### To do
Look through the records that follow. Copy every line containing the word "PatchLossParams".

### Recorded data
=== Begin Enclosure ===
SIGNATURES = {
    'nefii_abi_version': (I, []),
    'nefii_padded_width': (I, [I]),
    'nefii_pack_linear': (I, [P, P, I, I, I, I, I, I, F, P, P, P, P]),
    'nefii_pack_linear_f16x3': (I, [P, I, I, I, I, I, I, F, P, P]),
    'nefii_pack_linear_f16x3_bwd': (I, [P, I, I, I, I, I, I, F, P, P]),
    'nefii_pack_mlp': (I, [ctypes.POINTER(Mlp), ctypes.POINTER(PackSource), P]),
    'nefii_mlp_forward': (I, [ctypes.POINTER(Mlp), P, P, P, P, I64, P, I, P, I, P, I, P]),
    'nefii_mlp_backward': (I, [ctypes.POINTER(Mlp), P, I, P, I, I64, P, I, P]),
    'nefii_mlp_wgrad': (I, [P, I, P, I, I64, I, I, F, P, P, P]),
    'nefii_mlp_forward_f16': (I, [ctypes.POINTER(Mlp), P, P, P, P, I64, P, I, P, I, P, I, I, P]),
    'nefii_mlp_grad_scale': (I, [P, I64, P, P]),
    'nefii_mlp_grad_scale_head': (I, [P, I, P, I, I64, I, I, P, P]),
    'nefii_mlp_backward_f16': (I, [ctypes.POINTER(Mlp), P, I, P, I, I64, P, I, P, P]),
    'nefii_mlp_wgrad_f16': (I, [P, I, P, I, I64, I, I, F, P, P, P, P]),
    'nefii_mlp_h16_supported': (I, [ctypes.POINTER(Mlp)]),
    'nefii_mlp_x0_width': (I, [ctypes.POINTER(Mlp)]),
    'nefii_mlp_forward_f16h': (I, [ctypes.POINTER(Mlp), P, P, P, P, I64, P, I, P, I, P, I, P, P, P]),
    'nefii_mlp_backward_f16h': (I, [ctypes.POINTER(Mlp), P, I, P, I, P, I64, P, I, P, P]),
    'nefii_mlp_wgrad_f16h': (I, [P, I, P, I, I, I64, I, I, F, P, P, P, P]),
    'nefii_mlp_wgrad_f16h_batch': (I, [ctypes.POINTER(WgradItem), I, I64, P, P]),
    'nefii_encode_inputs': (I, [ctypes.POINTER(Mlp), P, P, P, P, I64, P, I, P]),
    'nefii_sdf_value_grad': (I, [ctypes.POINTER(Mlp), P, I64, P, I, P, I, P, P, P]),
    'nefii_sdf_value_grad_workspace_bytes': (ctypes.c_size_t, [ctypes.POINTER(Mlp), I64]),
    'nefii_sdf_stream_bytes': (ctypes.c_size_t, [ctypes.POINTER(Mlp)]),
    'nefii_pack_sdf_stream': (I, [ctypes.POINTER(Mlp), P, P]),
    'nefii_mlp_stream_bytes': (ctypes.c_size_t, [ctypes.POINTER(Mlp)]),
    'nefii_pack_mlp_stream': (I, [ctypes.POINTER(Mlp), P, P]),
    'nefii_sdf_eval': (I, [ctypes.POINTER(Mlp), P, I64, P, P]),
    'nefii_sdf_eval_coarse': (I, [ctypes.POINTER(Mlp), P, I64, P, P]),
    'nefii_sdf_coarse_supported': (I, [ctypes.POINTER(Mlp)]),
    'nefii_sdf_eval_fp8corr': (I, [ctypes.POINTER(Mlp), P, I64, P, P]),
    'nefii_sdf_fp8corr_supported': (I, [ctypes.POINTER(Mlp)]),
    'nefii_trace_workspace_bytes': (ctypes.c_size_t, [I64, ctypes.POINTER(TracerParams)]),
    'nefii_trace_max_rounds': (I, [ctypes.POINTER(TracerParams)]),
    'nefii_trace_rays': (I, [ctypes.POINTER(Mlp), ctypes.POINTER(TracerParams), P, P, P, I64, P, P, P, P, P, P,
                             ctypes.c_size_t, P, P]),
    'nefii_trace_rays_rounds': (I, [ctypes.POINTER(Mlp), ctypes.POINTER(TracerParams), P, P, P, I64, P, P, P, P, P, P,
                                    ctypes.c_size_t, P, I, I, P]),
    'nefii_trace_rays_groups': (I, [ctypes.POINTER(Mlp), ctypes.POINTER(TracerParams), P, P, P, I, P, P, P, P, P, P, P, P,
                                    P, I, I, P]),
    'nefii_sdf_bound_grid_workspace_bytes': (ctypes.c_size_t, [I]),
    'nefii_sdf_bound_grid_build': (I, [ctypes.POINTER(Mlp), I, F, F, F, F, P, P, P]),
    'nefii_trace_rays_rounds_grid': (I, [ctypes.POINTER(Mlp), ctypes.POINTER(TracerParams), P, P, P, I64, P, P, P, P, P, P,
                                         ctypes.c_size_t, P, I, I, P, I, P]),
    'nefii_trace_rays_groups_grid': (I, [ctypes.POINTER(Mlp), ctypes.POINTER(TracerParams), P, P, P, I, P, P, P, P, P, P, P, P,
                                         P, I, I, P, I, P]),
    'nefii_trace_profile_enable': (I, [I]),
    'nefii_trace_profile_read': (I, [ctypes.POINTER(ctypes.c_double), ctypes.POINTER(I), ctypes.POINTER(ctypes.c_double)]),
    'nefii_trace_profile_launches': (I, [ctypes.POINTER(ctypes.c_float), I]),
    'nefii_idr_loss': (I, [ctypes.POINTER(LossParams), P, P, P, P, P, P, P, I64, P, P, P, P]),
    'nefii_idr_patch_loss_workspace_bytes': (I64, [ctypes.POINTER(PatchLossParams), I64]),
    'nefii_idr_patch_loss': (I, [ctypes.POINTER(PatchLossParams), P, P, P, P, P, P, P, I64, P, P, P, P, P, P]),
    'nefii_camera_rays': (I, [P, P, P, I, I64, P, P, P]),
    'nefii_assemble_rows': (I, [ctypes.POINTER(RowBlock), I, P, I64, I64, P]),
    'nefii_gather_rows': (I, [ctypes.POINTER(RowBlock), I, P, I64, I64, P]),
    'nefii_prepare_hits': (I, [P, P, P, P, I, P, I64, I64, P, P, P, P, P]),
    'nefii_material_head_global': (I, [P, P, I, I, I, P, P, P]),
    'nefii_material_head_global_backward': (I, [P, P, I, I, I, P, P, P, P, P]),
    'nefii_sg_render_forward': (I, [P, I, P, P, P, P, P, I64, P, P, P, P]),
    'nefii_sg_render_backward': (I, [P, I, P, P, P, P, P, I64, P, P, P, P, P, P, P, P]),
    'nefii_env_radiance_forward': (I, [P, I, P, I64, F, P, P]),
    'nefii_env_radiance_backward': (I, [P, I, P, I64, F, P, P, P]),
    'nefii_envfit_workspace_bytes': (I64, [I64, I]),
    'nefii_envfit_loss_grad': (I, [P, I, P, P, I64, F, P, P, P, P, P]),
    'nefii_envfit_adam': (I, [P, P, P, I, P, P, I64, F, D, D, D, D, I64, I, P, P, P]),
    'nefii_mcubes_workspace_bytes': (I64, [I, I, I]),
    'nefii_mcubes_count': (I, [P, I, I, I, F, P, P, P]),
    'nefii_mcubes_emit': (I, [P, I, I, I, F, F, F, F, F, F, F, P, P, I64, P, I64, P]),
    'nefii_mis_sample': (I, [P, I, P, P, P, P, I64, P, P, P, P]),
    'nefii_envlight_table_bytes': (I64, [I, I]),
    'nefii_envlight_build': (I, [P, I, I, P, P]),
    'nefii_envlight_mis_sample': (I, [P, P, I, I, I, P, P, P, P, I64, P, P, P, P, P]),
    'nefii_envlight_bounce_sample': (I, [P, P, I, I, I, P, P, P, P, P, P, I64, P, P, P, P]),
    'nefii_envlight_radiance': (I, [P, I, I, I, P, I64, P, P]),
    'nefii_envlight_pdf': (I, [P, I, I, I, P, I64, P, P]),
    'nefii_envlight_mis_sample_rot': (I, [P, P, I, I, I, P, P, I, P, P, P, P, I64, P, P, P, P, P]),
    'nefii_envlight_bounce_sample_rot': (I, [P, P, I, I, I, P, P, I, P, P, P, P, P, P, P, I64, P, P, P, P]),
    'nefii_envlight_radiance_rot': (I, [P, I, I, I, P, P, I, P, P, I64, P, P]),
    'nefii_envlight_pdf_rot': (I, [P, I, I, I, P, P, I, P, P, I64, P, P]),
    'nefii_denoise_atrous': (I, [P, P, P, P, I, I, I, I, F, F, F, P]),
    'nefii_image_metrics_workspace_bytes': (I64, [I, I, I, I, I]),
    'nefii_image_metrics': (I, [P, P, I, I, I, I, I, ctypes.POINTER(D), D, D, P, P, P, P]),
    'nefii_mesh_sdf_query': (I, [P, I64, P, I64, I, P, I64, I, P, P]),
    'nefii_mesh_cc_init': (I, [P, I64, P, P]),
    'nefii_mesh_cc_round': (I, [P, I64, P, I64, P, P]),
    'nefii_mesh_cluster_quadrics': (I, [P, I64, P, I64, P, P, P, P, I64, D, D, D, P, P, P]),
    'nefii_mc_shade_forward': (I, [P] * 11 + [I64, P, P, P, P]),
    'nefii_mc_shade_backward': (I, [P] * 11 + [I64] + [P] * 9),
    'nefii_mfma_sustained_probe': (I, [I, ctypes.POINTER(ctypes.c_float), ctypes.POINTER(ctypes.c_double), P]),
    'nefii_mfma_sustained_probe_chains': (I, [I, I, ctypes.POINTER(ctypes.c_float), ctypes.POINTER(ctypes.c_double), P]),
}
=== End Enclosure ===
### Result for this task
    'nefii_idr_patch_loss_workspace_bytes': (I64, [ctypes.POINTER(PatchLossParams), I64]),
    'nefii_idr_patch_loss': (I, [ctypes.POINTER(PatchLossParams), P, P, P, P, P, P, P, I64, P, P, P, P, P, P]),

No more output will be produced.